[[ THE DATA open ]]

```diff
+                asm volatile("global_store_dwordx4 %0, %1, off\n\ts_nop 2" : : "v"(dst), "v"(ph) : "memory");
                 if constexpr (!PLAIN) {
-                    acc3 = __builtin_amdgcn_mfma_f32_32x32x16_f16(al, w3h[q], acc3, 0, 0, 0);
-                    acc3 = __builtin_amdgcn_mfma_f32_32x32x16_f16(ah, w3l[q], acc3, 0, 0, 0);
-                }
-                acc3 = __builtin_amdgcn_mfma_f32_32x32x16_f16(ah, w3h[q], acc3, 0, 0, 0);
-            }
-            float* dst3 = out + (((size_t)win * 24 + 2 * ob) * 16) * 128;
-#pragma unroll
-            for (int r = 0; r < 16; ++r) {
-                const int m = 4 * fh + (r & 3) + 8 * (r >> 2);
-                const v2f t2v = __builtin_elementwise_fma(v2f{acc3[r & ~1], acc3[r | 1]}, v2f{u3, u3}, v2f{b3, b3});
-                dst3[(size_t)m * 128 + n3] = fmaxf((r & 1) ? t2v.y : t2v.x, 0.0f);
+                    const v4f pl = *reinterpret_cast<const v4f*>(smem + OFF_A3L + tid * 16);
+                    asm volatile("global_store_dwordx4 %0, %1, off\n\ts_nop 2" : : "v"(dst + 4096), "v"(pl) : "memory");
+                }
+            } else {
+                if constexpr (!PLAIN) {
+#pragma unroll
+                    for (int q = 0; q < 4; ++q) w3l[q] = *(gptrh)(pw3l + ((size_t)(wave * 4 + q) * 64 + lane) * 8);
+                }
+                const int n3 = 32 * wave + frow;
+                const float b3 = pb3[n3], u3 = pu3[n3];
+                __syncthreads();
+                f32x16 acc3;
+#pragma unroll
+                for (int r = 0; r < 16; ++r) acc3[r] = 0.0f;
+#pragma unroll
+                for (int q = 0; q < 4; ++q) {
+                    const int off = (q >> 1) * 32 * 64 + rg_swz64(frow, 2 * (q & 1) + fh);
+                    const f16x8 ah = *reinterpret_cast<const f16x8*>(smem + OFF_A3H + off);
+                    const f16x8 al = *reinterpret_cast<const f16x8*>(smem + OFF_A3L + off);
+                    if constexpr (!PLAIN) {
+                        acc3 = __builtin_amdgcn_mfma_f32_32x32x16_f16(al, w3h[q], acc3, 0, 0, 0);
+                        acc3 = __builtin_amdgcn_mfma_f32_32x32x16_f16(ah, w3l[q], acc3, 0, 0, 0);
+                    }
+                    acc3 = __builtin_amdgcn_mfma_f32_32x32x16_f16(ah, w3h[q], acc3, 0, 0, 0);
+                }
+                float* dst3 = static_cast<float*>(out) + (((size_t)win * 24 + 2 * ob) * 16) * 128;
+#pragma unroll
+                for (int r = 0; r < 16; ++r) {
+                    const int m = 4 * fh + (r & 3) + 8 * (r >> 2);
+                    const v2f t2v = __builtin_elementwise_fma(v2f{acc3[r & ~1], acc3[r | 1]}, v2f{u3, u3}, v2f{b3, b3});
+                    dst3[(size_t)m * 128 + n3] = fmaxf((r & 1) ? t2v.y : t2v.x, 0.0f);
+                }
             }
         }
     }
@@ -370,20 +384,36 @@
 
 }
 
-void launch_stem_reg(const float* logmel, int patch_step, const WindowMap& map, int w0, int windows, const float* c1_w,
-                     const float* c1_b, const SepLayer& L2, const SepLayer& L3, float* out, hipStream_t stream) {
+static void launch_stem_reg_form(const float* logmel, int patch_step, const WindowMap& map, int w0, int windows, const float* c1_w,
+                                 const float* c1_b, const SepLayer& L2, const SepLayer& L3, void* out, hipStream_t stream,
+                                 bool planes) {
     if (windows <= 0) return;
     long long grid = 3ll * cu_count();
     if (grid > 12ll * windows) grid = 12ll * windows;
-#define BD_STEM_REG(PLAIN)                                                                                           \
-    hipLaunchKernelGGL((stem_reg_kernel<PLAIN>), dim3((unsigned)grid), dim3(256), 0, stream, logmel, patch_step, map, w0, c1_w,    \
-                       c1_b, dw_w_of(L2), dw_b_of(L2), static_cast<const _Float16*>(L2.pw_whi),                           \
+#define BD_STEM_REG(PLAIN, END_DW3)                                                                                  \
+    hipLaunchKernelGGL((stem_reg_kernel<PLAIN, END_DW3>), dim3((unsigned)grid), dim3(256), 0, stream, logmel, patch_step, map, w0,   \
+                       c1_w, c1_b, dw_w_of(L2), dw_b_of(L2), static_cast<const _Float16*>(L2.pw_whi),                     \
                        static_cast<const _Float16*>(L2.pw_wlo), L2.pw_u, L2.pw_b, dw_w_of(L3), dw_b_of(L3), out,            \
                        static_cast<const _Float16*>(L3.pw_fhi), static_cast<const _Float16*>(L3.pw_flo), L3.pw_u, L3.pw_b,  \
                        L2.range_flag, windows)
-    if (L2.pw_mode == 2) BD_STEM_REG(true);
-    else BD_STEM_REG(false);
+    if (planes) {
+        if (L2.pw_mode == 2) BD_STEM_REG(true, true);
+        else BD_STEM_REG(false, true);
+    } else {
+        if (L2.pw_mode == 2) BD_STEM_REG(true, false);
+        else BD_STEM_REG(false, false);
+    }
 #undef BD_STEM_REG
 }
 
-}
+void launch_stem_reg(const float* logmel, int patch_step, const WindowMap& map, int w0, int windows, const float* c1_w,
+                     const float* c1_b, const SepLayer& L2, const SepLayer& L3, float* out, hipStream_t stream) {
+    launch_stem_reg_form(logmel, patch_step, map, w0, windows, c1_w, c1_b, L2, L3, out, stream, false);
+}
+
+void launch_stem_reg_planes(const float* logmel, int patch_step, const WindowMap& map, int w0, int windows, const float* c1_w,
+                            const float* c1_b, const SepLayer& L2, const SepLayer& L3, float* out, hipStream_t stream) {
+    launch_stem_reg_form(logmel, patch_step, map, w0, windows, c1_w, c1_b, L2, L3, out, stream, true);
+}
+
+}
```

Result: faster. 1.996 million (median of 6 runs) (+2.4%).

[[ THE DATA closed ]]
[[ THE DATA open ]]

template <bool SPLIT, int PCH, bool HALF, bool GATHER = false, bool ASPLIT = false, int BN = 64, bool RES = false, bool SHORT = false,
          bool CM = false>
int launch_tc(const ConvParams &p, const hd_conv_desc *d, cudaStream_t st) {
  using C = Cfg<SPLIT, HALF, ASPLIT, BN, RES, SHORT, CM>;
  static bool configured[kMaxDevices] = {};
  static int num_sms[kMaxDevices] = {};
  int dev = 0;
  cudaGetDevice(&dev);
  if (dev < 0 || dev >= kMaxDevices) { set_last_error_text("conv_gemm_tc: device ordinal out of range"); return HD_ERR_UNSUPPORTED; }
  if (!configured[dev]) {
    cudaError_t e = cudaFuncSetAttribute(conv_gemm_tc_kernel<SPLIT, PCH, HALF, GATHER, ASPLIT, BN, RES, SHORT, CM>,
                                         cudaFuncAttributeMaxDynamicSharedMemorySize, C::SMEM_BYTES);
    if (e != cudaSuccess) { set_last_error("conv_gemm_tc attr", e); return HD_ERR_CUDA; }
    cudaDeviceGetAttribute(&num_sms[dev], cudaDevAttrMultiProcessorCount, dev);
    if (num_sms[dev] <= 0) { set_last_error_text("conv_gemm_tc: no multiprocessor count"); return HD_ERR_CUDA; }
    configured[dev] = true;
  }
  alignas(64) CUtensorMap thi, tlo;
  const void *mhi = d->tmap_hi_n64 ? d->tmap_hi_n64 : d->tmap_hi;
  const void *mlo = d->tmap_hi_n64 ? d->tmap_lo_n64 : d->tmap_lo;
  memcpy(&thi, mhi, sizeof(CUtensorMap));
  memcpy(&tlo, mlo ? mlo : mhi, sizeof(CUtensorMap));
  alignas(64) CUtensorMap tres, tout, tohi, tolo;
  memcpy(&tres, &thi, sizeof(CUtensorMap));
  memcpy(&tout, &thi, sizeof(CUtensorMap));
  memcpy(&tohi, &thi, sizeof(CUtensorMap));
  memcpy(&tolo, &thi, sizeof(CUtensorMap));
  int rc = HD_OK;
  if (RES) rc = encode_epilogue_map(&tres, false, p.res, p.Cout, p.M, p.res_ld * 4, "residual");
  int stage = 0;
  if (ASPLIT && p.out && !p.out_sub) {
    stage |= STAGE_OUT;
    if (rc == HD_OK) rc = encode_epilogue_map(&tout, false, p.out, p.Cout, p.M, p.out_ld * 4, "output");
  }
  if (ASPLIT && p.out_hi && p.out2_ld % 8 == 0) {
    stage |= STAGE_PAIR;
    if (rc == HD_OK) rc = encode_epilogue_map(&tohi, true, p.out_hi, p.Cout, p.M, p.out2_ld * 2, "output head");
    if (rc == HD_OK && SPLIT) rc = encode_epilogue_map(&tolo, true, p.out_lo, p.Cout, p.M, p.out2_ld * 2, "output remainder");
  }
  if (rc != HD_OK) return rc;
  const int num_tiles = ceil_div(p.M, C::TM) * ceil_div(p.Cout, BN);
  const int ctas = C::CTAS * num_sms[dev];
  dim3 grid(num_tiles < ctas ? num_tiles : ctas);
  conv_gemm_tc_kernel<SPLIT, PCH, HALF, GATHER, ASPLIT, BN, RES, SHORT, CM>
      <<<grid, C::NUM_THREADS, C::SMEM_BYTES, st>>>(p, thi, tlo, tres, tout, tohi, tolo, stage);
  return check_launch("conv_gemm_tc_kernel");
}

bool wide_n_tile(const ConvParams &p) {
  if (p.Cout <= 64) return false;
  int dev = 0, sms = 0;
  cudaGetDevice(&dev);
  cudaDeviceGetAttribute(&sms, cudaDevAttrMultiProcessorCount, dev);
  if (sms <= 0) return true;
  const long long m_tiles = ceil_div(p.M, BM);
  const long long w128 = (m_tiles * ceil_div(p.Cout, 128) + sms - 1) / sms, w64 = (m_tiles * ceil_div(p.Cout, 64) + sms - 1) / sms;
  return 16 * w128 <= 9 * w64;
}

[[ THE DATA closed ]]
[[ THE DATA open ]]

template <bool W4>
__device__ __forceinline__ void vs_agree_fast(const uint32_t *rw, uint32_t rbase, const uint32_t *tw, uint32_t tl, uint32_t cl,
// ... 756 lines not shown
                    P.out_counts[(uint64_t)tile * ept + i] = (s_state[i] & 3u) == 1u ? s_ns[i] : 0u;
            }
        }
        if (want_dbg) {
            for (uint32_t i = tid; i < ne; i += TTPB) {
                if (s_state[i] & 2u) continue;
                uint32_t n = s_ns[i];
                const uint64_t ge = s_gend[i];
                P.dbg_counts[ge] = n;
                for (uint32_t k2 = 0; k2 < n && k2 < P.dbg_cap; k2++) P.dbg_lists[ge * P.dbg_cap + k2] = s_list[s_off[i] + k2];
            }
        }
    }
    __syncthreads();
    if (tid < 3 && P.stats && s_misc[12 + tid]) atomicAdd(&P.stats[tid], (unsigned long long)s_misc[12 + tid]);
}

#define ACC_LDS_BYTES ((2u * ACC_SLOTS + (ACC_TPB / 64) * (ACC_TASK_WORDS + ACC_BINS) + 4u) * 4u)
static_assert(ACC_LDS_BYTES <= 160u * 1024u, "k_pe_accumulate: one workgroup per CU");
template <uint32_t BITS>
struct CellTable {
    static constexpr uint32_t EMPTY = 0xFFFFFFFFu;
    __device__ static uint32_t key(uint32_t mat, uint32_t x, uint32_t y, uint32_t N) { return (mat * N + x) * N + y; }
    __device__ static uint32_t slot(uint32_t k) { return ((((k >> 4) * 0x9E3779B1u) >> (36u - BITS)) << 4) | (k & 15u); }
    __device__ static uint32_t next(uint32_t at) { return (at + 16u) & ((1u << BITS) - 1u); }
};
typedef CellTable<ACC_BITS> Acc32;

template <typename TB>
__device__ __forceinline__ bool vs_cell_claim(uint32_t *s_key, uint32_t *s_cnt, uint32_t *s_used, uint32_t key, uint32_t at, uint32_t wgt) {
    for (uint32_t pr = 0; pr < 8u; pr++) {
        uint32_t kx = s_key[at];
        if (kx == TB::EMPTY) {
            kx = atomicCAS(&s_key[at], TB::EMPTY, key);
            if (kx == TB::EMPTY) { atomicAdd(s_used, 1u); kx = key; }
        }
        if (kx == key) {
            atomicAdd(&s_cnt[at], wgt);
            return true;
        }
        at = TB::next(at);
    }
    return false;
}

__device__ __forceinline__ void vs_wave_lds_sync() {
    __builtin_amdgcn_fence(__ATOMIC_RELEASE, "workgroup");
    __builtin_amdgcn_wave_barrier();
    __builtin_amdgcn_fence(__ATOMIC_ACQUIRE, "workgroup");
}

[[ THE DATA closed ]]

### GOAL OF THE EXERCISE
What are the lines above, starting at the one with "P.dbg_counts[ge] = n;" and ending at the one with "template <uint32_t BITS>"? Give them again exactly, and only them.

### EXERCISE ANSWER
                P.dbg_counts[ge] = n;
                for (uint32_t k2 = 0; k2 < n && k2 < P.dbg_cap; k2++) P.dbg_lists[ge * P.dbg_cap + k2] = s_list[s_off[i] + k2];
            }
        }
    }
    __syncthreads();
    if (tid < 3 && P.stats && s_misc[12 + tid]) atomicAdd(&P.stats[tid], (unsigned long long)s_misc[12 + tid]);
}

#define ACC_LDS_BYTES ((2u * ACC_SLOTS + (ACC_TPB / 64) * (ACC_TASK_WORDS + ACC_BINS) + 4u) * 4u)
static_assert(ACC_LDS_BYTES <= 160u * 1024u, "k_pe_accumulate: one workgroup per CU");
template <uint32_t BITS>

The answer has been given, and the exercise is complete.